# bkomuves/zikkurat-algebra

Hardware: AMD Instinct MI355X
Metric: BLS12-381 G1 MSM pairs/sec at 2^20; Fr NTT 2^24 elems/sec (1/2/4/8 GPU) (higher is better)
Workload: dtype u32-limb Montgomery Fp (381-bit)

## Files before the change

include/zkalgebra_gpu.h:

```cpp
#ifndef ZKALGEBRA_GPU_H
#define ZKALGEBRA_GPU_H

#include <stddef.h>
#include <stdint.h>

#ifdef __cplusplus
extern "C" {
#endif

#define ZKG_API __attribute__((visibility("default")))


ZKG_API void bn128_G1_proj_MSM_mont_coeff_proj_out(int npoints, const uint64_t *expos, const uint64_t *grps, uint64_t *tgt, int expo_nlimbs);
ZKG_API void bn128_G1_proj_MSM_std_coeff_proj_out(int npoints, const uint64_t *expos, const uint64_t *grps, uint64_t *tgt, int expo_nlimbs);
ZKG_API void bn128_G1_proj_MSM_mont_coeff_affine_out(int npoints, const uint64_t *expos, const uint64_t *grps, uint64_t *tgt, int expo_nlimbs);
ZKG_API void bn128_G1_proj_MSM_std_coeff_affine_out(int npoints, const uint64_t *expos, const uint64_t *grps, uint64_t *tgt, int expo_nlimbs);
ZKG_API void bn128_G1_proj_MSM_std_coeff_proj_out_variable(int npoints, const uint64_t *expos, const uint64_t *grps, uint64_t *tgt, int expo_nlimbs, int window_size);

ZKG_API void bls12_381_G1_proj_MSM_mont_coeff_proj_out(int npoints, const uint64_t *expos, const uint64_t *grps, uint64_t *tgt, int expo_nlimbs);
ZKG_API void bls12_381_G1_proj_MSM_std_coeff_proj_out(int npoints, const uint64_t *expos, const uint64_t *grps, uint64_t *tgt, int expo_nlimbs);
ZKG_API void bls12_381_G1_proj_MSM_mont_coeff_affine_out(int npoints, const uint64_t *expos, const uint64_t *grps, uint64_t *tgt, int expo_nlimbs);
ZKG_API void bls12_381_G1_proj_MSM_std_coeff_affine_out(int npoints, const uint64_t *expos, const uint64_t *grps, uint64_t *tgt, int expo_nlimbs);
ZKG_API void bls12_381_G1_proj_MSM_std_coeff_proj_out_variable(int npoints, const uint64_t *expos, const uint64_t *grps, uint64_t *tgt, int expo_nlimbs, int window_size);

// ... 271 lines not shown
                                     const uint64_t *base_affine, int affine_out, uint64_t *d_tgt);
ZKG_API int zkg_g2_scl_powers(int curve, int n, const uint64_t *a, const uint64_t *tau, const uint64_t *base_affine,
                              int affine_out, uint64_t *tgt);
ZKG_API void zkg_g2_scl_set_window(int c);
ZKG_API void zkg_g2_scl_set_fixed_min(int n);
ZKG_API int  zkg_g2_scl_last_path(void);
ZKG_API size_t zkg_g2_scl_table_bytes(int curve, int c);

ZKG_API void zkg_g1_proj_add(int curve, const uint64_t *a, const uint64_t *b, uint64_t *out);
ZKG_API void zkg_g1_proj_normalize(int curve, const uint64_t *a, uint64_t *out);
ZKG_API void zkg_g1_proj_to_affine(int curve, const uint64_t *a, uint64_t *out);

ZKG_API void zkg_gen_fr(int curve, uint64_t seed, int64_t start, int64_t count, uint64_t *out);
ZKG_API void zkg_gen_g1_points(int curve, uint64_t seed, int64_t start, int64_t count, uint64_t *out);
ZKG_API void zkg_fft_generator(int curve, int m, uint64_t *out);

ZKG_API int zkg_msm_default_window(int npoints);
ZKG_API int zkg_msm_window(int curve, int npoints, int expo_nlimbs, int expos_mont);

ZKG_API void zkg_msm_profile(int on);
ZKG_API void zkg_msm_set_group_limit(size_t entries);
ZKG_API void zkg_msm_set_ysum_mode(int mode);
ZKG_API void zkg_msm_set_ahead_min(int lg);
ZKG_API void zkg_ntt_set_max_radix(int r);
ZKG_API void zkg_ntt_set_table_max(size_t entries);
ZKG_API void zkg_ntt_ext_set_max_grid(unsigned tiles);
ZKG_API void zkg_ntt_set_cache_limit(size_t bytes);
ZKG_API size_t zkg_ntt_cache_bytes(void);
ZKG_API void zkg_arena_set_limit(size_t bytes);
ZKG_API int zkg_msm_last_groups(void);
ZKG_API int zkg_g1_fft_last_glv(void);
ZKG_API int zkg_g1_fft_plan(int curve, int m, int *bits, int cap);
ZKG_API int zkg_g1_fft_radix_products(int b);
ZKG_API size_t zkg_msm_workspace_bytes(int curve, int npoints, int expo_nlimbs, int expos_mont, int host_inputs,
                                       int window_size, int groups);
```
* * *
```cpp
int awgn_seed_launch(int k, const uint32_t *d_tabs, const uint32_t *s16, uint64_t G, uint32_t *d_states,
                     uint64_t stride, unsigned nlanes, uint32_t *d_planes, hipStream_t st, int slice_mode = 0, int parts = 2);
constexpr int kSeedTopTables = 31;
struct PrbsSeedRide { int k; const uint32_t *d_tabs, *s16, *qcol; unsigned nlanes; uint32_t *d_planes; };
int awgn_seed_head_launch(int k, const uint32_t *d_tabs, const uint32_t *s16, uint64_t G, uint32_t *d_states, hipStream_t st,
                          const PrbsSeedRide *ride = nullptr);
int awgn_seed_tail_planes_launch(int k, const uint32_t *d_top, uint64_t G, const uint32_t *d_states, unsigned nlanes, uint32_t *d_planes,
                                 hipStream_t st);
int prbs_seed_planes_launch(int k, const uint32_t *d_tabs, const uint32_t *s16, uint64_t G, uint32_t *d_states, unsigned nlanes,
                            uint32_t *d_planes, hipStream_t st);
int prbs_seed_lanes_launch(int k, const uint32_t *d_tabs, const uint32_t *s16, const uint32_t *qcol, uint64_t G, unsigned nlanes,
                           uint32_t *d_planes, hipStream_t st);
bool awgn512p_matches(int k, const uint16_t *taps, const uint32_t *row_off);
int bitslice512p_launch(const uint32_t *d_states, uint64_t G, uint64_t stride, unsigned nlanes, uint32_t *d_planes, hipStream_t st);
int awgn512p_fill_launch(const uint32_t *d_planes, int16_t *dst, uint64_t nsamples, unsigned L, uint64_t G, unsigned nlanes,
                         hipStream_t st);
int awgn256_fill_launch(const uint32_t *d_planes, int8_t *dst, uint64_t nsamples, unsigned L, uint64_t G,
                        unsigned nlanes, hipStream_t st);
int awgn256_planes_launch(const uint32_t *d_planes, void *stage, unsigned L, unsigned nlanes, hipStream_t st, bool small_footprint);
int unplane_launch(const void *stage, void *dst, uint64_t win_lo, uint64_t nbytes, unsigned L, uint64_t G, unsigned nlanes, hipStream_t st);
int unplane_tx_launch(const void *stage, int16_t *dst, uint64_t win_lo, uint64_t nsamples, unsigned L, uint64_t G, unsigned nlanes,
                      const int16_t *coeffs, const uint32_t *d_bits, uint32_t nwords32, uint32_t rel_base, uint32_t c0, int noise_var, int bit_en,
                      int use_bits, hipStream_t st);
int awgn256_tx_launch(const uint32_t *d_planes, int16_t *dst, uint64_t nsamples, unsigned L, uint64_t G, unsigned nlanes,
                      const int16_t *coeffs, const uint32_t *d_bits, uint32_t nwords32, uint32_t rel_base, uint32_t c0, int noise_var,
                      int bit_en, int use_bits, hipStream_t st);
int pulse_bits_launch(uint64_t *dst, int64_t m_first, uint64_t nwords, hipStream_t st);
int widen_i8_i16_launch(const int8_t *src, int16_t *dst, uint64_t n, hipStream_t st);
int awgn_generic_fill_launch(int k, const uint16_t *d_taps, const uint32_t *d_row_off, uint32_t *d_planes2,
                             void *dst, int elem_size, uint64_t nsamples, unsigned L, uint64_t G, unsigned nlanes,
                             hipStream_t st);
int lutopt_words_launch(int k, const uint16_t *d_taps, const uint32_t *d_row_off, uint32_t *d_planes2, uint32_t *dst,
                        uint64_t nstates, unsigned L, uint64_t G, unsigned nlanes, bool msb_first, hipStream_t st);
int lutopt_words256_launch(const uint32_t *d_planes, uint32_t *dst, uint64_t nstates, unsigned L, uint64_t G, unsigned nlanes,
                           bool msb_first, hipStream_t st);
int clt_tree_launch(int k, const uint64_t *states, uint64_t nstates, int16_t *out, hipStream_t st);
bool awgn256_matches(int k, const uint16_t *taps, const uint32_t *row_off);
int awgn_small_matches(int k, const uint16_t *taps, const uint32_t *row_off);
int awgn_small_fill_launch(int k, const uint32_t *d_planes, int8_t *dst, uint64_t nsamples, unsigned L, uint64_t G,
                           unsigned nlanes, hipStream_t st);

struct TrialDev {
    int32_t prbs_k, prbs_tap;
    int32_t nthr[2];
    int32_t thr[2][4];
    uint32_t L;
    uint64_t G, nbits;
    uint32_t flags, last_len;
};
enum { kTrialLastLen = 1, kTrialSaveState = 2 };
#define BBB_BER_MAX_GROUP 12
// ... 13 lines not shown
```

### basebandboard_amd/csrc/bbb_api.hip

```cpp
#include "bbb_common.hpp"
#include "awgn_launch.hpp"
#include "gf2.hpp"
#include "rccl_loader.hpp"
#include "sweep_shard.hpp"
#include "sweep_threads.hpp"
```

**What you have to do**
Out of the preceding entries, pull every line containing the string "start".

**Exercise response**
ZKG_API void zkg_gen_fr(int curve, uint64_t seed, int64_t start, int64_t count, uint64_t *out);
ZKG_API void zkg_gen_g1_points(int curve, uint64_t seed, int64_t start, int64_t count, uint64_t *out);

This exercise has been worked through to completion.